Jury Nearing Verdict in Tourre Trial

The federal jury now weighing whether former Goldman Sachs (NYSE:GS) vice president Fabrice Tourre is liable in a securities fraud case asked the judge three questions that weigh negatively against Tourre.

The questions could mean the jury is nearing a verdict in the civil trial brought by the Securities and Exchange Commission. The trial could still swing either way. Tourre faces seven claims of securities fraud. He faces fines and an SEC ban from the securities industry if the verdict goes against him.

The claims range from securities fraud down to negligence and recklessness.

The SEC alleges Tourre purposely misled investors about the role of a hedge fund run by billionaire John Paulson in picking the assets for a subprime mortgage derivative built on rotten loans that eventually collapsed and cost investors, mostly big banks, $1 billion. Paulson’s fund eventually made $1 billion, and had asked Goldman Sachs to construct the deal, known as Abacus, in 2007, which Tourre was the deal captain for.

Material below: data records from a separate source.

int wgrad_split_model(int64_t tiles, int64_t ktiles, int64_t slab_bytes, int slots) {
  if (tiles <= 0 || ktiles <= 0) return 1;
  const double per_slab = slab_bytes / 3.0e6 > 0.05 ? slab_bytes / 3.0e6 : 0.05;
  int best = 1;
  double best_cost = 1e30;
  for (int S = 1; S <= 512; ++S) {
    if (S > 1 && ktiles / S < 8) break;
    const int64_t rounds = (tiles * S + slots - 1) / slots;
    const double cost = (double)rounds * (double)((ktiles + S - 1) / S + 8) + (S > 1 ? S * per_slab : 0.0);
    if (cost < best_cost) { best_cost = cost; best = S; }
  }
  return best;
}

struct TnShape { int Ni, Nj, ldc; int64_t ktiles; int groups; bool ranges, conv; int split; };
enum { kFinishNone = 0, kFinishPlain = 1, kFinishDeep = 2, kFinishConv = 3 };
struct TnPlan { bool pp; int split, finish; };

TnPlan tn_plan(const TnShape &p, const Knobs &k) {
  const int64_t tiles_pp = (int64_t)((p.Ni + 255) / 256) * ((p.Nj + 255) / 256) * p.groups;
  bool pp = k.tn_pp != 0 && k.nt_big != 0 && !p.ranges;
  if (pp && k.nt_big != 2)
    pp = p.Ni >= 192 && p.Nj >= 192 && p.ktiles >= 48 * (tiles_pp >= 256 ? 1 : (256 + tiles_pp - 1) / tiles_pp);
  const int64_t tiles = (int64_t)((p.Ni + 127) / 128) * ((p.Nj + 127) / 128) * p.groups, slab_bytes = 4ll * p.Ni * p.Nj * p.groups;
  const int split = p.split > 0 ? p.split : pp ? wgrad_split_model(tiles_pp, 2 * p.ktiles, slab_bytes, 256)
                                               : wgrad_split_model(tiles, p.ktiles, slab_bytes, 512);
  const int64_t per_slab = (int64_t)p.Ni * p.ldc * p.groups;
  int finish = split >= 32 && per_slab <= (1 << 16) ? kFinishDeep : kFinishPlain;
  if (p.conv && per_slab >= (1 << 20)) finish = kFinishConv;
  if (!p.conv && split == 1) finish = kFinishNone;
  return {pp, split, finish};
}

int g_nt_last_tile = 0;

template <int MODE, int MI>
int launch_nt_tile(const NtArgs &a, hipStream_t stream) {
  if (int e = mf::allow_big_lds((const void *)k_gemm_nt_bf16<MODE, MI>, nt_lds<MI>())) return e;
  const int64_t grid = (int64_t)((a.M + 64 * MI - 1) / (64 * MI)) * ((a.N + kBN - 1) / kBN) * a.groups;
  hipLaunchKernelGGL((k_gemm_nt_bf16<MODE, MI>), dim3((unsigned)grid), dim3(256), nt_lds<MI>(), stream, a);
  return 0;
}
template <int MODE>
int launch_nt(const NtArgs &a, const NtPlan &p, hipStream_t stream, const char *what) {
  g_nt_last_tile = p.tile;
  if (p.tile == kBigM) {
    const int64_t big = (int64_t)((a.M + kBigM - 1) / kBigM) * ((a.N + kBigN - 1) / kBigN) * a.groups;
    if (int e = mf::allow_big_lds((const void *)k_gemm_nt_bf16_pp<MODE>, nt_pp_lds())) return e;
    hipLaunchKernelGGL((k_gemm_nt_bf16_pp<MODE>), dim3((unsigned)(big * a.S)), dim3(512), nt_pp_lds(), stream, a);
    const dim3 finish((unsigned)(((int64_t)a.M * (a.N / 8) + 255) / 256));
    if (a.S > 1 && nt_split(MODE))
      hipLaunchKernelGGL(k_splitk_finish_conv2, finish, dim3(256), 0, stream, a);
    else if (a.S > 1)
      hipLaunchKernelGGL(k_splitk_finish, finish, dim3(256), 0, stream, (const float *)a.slab, a.bias, a.out,
                         (int64_t)a.M, a.N, a.S, a.ldo, a.relu, a.out_f32);
  } else if (int e = p.tile == 64 ? launch_nt_tile<MODE, 1>(a, stream) : launch_nt_tile<MODE, 2>(a, stream))
    return e;
  return mf::check_launch(what);
}

template <bool CONV>
int launch_tn(const TnArgs &a, const TnPlan &p, hipStream_t stream) {
  if (p.pp) {
    if (int e = mf::allow_big_lds((const void *)k_gemm_tn_bf16_pp<CONV>, 5 * kPpOp)) return e;
    const int64_t grid = (int64_t)((a.Ni + 255) / 256) * ((a.Nj + 255) / 256) * a.groups * a.S;
    hipLaunchKernelGGL(k_gemm_tn_bf16_pp<CONV>, dim3((unsigned)grid), dim3(512), 5 * kPpOp, stream, a);
    return 0;
  }
  if (int e = mf::allow_big_lds((const void *)k_gemm_tn_bf16<CONV>, kTnLds)) return e;
  const int64_t grid = (int64_t)((a.Ni + 127) / 128) * ((a.Nj + 127) / 128) * a.groups * a.S;
  hipLaunchKernelGGL(k_gemm_tn_bf16<CONV>, dim3((unsigned)grid), dim3(256), kTnLds, stream, a);
  return 0;
}

void launch_wgrad_finish(int finish, const TnArgs &a, float *dW, int w_cin, int keep, hipStream_t stream) {
  const int taps = a.conv ? a.ks * a.ks * a.ks : 0, cin = a.conv ? a.Cin : 0;
  const int64_t per_group = (int64_t)a.Ni * a.ldc, per_slab = per_group * a.groups;
  const int64_t pitch = a.conv ? (int64_t)w_cin * taps : a.ldc;
  if (finish == kFinishConv)
    hipLaunchKernelGGL(k_wgrad_finish_conv, dim3((keep + kPackTile - 1) / kPackTile, a.Ni), dim3(256), 0, stream,
                       (const float *)a.out, dW, per_slab, a.S, a.Cin, taps, w_cin, keep);
  else if (finish == kFinishDeep)
    hipLaunchKernelGGL(k_wgrad_finish_deep, dim3((unsigned)((per_slab + 3) / 4)), dim3(256), 0, stream,
                       (const float *)a.out, dW, per_slab, a.Nj, a.ldc, a.S, cin, a.c_gs, per_group, pitch, taps, keep);
  else if (finish == kFinishPlain)
    hipLaunchKernelGGL(k_wgrad_finish, dim3((unsigned)((per_slab + 255) / 256)), dim3(256), 0, stream,
                       (const float *)a.out, dW, per_slab, a.Nj, a.ldc, a.S, cin, a.c_gs, per_group, pitch, taps, keep);
}

constexpr int64_t kMaxBf16Elems = 1ll << 30;
int bad(const char *msg) {
  mf::set_last_error(hipErrorInvalidValue, msg);
  return -(int)hipErrorInvalidValue;
}

int ilog2_exact(int x) {
  int l = 0;
  while ((1 << l) < x) ++l;
  return (1 << l) == x ? l : -1;
}

struct Geom { int Do, olog, taps; };
int conv_geom(int B, int Cin, int Cout, int D, int ks, int stride, int pad, int dil, Geom *g) {
  const int span = dil * (ks - 1) + 1;
  if ((ks != 3 && ks != 4) || (stride != 1 && stride != 2) || dil < 1 || pad < 0 || D + 2 * pad < span)
    return bad("conv3d (bf16): kernel 3 or 4, stride 1 or 2");
  g->Do = (D + 2 * pad - span) / stride + 1;
  g->olog = ilog2_exact(g->Do);
  g->taps = ks * ks * ks;
  if (g->olog < 1 || Cin % 8 || Cout % 8 || (int64_t)B * D * D * D * Cin >= kMaxBf16Elems ||
      (int64_t)B * g->Do * g->Do * g->Do * Cout >= kMaxBf16Elems || (int64_t)Cout * g->taps * Cin >= kMaxBf16Elems)
    return bad("conv3d (bf16): output size a power of two, Cin % 8 == 0, Cout % 8 == 0, tensors < 2^30 elements (2^31 bytes)");
  return 0;
}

One juror, a former broker, asked a question focused on Section 17 (a)(2) of federal securities law, if Tourre’s salary satisfied the requirement that he intended to defraud for personal inurement. It asks: “Does base salary obtained by Fabrice Tourre during the time period...satisfy the phrase 'obtained money or property'" and “does any money Mr. Tourre obtained on behalf of Goldman Sachs satisfy this phrase”?

U.S. District Judge Katherine Forrest instructed the jury it could only find liability if it concluded he did receive a bonus or compensation that he wouldn’t have received otherwise without the transaction.

The same juror asked about different pieces of the deal sold off to different investors: “Do we need to find that he operated as a fraud or deceit for all three of those or is any one of them sufficient to find liability on this charge?” Just one, U.S. District Judge Forrest instructed.

The juror also asked the judge for the exhibit number for an email Tourre sent to Paolo Pellegrini, an architect of the Paulson fund’s bet against housing. Tourre says in his email that he had heard Pellegrini quit the fund, and apologizes for the “radio silence.”

In his email dated February 2, 2009, Tourre had asked Pellegrini about a possible job at the Paulson fund due to the fact that Goldman Sachs was winding down its trading desk for structured derivatives like the Abacus CDO.

"Needless to say the prospects in this business at Goldman are therefore not attractive, which leads me to think about other opportunities outside Goldman, and more specifically on the buy-side," Tourre had emailed.